**TASK DETAILS**
Would you copy out each line of the records below that includes the word "tiles"?

**DATA SUPPLIED**
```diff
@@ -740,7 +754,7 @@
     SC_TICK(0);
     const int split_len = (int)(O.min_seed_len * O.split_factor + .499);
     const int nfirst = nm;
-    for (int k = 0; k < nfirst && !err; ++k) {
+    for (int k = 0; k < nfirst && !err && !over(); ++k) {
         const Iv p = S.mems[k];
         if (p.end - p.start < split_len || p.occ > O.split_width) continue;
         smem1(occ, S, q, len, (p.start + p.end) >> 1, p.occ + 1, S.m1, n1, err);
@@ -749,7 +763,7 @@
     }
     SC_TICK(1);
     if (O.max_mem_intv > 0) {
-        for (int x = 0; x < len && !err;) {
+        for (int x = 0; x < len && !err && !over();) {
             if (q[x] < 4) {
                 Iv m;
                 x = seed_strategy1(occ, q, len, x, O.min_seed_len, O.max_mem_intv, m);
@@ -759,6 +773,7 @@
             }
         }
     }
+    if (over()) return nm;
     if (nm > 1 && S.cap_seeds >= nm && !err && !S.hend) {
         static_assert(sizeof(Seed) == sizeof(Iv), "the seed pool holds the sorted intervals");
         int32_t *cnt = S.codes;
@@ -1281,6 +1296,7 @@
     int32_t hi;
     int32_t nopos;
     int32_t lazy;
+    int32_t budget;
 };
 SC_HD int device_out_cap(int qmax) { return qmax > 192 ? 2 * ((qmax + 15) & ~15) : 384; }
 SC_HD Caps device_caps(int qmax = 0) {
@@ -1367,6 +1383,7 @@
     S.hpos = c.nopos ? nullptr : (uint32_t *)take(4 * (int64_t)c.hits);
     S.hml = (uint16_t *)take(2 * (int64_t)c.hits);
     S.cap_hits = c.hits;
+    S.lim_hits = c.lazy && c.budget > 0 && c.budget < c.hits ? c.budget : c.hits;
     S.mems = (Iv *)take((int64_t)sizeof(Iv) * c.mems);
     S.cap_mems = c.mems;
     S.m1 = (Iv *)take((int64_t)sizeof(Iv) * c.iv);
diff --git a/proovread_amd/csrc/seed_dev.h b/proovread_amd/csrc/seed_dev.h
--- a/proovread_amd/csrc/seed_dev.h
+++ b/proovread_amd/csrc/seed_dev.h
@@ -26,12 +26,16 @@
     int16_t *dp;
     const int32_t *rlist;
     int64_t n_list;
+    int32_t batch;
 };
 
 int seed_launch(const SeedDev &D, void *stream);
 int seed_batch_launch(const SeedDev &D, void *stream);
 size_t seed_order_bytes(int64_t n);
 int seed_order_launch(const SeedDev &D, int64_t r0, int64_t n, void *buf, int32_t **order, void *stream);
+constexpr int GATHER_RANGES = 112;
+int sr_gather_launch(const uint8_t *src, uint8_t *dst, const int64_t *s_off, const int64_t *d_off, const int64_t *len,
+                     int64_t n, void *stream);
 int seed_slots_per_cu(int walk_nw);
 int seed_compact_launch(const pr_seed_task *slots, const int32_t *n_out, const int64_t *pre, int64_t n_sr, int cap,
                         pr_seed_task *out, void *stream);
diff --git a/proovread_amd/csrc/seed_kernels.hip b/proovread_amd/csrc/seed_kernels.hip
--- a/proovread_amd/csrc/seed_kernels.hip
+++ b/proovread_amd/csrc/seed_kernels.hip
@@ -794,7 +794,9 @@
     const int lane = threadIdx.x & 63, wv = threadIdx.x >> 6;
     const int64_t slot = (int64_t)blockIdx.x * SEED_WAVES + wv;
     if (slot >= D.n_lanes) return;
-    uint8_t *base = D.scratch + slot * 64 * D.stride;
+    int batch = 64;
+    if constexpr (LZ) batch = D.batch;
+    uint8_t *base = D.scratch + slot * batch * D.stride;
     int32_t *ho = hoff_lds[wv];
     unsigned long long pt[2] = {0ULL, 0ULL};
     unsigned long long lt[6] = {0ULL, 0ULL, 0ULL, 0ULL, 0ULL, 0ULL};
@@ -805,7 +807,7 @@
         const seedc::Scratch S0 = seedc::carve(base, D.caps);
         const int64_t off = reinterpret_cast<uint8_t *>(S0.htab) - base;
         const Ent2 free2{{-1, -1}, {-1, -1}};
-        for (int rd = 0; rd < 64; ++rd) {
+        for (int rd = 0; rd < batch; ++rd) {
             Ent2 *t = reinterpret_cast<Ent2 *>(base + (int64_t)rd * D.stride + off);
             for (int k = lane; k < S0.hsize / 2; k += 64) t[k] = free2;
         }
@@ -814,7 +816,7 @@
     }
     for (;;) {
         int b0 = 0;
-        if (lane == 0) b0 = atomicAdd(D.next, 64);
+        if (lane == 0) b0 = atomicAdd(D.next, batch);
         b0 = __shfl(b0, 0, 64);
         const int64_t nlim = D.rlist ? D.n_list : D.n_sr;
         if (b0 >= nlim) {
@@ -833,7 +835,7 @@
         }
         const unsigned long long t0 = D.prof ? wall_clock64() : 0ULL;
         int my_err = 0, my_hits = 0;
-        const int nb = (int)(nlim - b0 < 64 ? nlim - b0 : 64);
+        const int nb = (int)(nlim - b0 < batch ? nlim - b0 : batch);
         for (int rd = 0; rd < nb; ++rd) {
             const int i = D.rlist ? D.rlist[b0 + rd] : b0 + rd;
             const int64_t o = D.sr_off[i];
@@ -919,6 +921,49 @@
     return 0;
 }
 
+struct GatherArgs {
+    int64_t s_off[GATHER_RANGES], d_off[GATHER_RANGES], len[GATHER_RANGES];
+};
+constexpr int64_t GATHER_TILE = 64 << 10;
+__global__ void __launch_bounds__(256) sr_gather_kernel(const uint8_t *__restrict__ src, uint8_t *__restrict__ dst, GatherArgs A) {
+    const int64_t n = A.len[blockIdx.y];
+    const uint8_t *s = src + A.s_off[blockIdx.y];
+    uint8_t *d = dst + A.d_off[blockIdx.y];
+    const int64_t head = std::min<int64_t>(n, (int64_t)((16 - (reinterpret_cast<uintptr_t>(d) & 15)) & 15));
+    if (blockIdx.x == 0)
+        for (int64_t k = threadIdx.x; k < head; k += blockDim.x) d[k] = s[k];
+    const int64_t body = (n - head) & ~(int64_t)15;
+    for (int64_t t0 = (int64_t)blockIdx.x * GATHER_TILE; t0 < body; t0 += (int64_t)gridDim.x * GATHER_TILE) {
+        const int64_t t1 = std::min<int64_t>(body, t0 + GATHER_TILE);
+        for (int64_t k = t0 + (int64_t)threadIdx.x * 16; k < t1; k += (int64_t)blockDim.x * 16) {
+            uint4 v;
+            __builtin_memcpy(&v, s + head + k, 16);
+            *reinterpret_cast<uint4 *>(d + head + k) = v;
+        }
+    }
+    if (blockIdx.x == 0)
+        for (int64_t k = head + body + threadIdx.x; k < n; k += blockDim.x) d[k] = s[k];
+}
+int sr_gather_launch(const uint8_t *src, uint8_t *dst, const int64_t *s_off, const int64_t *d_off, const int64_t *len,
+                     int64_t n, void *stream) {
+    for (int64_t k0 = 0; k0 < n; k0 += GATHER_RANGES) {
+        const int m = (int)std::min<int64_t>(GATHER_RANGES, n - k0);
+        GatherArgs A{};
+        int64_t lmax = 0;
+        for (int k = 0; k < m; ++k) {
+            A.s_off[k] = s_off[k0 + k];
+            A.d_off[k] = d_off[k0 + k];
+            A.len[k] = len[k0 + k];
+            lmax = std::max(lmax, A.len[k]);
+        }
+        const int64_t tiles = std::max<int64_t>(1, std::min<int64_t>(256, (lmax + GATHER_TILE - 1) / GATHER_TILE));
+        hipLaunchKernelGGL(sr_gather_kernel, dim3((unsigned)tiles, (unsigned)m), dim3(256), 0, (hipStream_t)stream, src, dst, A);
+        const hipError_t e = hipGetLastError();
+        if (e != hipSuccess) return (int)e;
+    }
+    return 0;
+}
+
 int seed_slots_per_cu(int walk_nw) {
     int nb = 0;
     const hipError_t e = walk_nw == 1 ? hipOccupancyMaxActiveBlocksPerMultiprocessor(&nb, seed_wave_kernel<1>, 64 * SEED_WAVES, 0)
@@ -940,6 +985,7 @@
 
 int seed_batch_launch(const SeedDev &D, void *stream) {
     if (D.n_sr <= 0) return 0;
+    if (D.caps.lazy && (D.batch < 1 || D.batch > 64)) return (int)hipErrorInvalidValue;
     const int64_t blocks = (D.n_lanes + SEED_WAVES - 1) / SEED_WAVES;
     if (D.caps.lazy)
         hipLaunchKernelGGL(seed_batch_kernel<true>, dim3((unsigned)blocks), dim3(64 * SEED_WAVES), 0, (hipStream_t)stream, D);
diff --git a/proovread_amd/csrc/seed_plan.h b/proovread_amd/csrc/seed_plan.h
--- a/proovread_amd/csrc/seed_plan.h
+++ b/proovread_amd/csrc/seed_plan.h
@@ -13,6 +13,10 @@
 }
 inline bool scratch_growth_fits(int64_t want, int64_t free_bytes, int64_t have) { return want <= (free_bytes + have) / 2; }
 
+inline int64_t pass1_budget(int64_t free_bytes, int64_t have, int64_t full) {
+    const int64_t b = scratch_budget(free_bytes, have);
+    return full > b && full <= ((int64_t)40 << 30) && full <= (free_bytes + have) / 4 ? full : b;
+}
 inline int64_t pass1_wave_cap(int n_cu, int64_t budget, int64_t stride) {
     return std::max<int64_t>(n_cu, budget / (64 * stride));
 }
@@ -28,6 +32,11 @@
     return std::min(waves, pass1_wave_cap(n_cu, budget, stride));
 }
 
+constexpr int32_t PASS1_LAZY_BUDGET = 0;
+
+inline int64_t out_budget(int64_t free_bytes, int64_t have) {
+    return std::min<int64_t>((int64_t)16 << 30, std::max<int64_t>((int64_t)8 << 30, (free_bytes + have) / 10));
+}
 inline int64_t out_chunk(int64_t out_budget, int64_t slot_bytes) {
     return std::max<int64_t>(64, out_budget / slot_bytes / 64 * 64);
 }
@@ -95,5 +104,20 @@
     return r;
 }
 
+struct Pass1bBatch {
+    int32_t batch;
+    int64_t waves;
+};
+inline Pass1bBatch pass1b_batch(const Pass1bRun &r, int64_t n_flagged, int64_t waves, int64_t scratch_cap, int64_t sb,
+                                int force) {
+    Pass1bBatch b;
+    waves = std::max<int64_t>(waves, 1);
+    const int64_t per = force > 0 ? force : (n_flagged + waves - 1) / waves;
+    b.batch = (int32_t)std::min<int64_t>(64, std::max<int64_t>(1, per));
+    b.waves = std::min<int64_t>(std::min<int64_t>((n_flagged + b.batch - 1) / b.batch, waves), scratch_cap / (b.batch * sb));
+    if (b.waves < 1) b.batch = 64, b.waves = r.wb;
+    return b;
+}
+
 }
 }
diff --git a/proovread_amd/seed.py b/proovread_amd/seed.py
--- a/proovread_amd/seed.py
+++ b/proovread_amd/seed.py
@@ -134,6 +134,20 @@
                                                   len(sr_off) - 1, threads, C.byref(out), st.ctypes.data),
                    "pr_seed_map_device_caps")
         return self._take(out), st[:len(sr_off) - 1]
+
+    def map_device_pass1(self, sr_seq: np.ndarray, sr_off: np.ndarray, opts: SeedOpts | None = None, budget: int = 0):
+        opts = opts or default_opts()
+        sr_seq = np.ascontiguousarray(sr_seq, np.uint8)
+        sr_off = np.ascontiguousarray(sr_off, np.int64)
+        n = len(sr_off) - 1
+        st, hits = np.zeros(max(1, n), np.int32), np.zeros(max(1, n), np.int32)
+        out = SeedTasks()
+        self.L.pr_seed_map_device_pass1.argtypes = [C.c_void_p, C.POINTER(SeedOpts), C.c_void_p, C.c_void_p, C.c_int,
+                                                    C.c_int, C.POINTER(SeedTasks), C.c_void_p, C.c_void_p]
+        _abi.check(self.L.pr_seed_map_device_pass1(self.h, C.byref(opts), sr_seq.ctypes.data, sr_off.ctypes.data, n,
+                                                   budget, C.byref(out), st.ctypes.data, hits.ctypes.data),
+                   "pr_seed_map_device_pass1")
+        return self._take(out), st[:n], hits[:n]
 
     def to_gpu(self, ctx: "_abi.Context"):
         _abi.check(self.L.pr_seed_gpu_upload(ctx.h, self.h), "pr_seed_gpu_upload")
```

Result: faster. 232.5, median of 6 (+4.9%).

**EXERCISE SOLUTION**
+        const int64_t tiles = std::max<int64_t>(1, std::min<int64_t>(256, (lmax + GATHER_TILE - 1) / GATHER_TILE));
+        hipLaunchKernelGGL(sr_gather_kernel, dim3((unsigned)tiles, (unsigned)m), dim3(256), 0, (hipStream_t)stream, src, dst, A);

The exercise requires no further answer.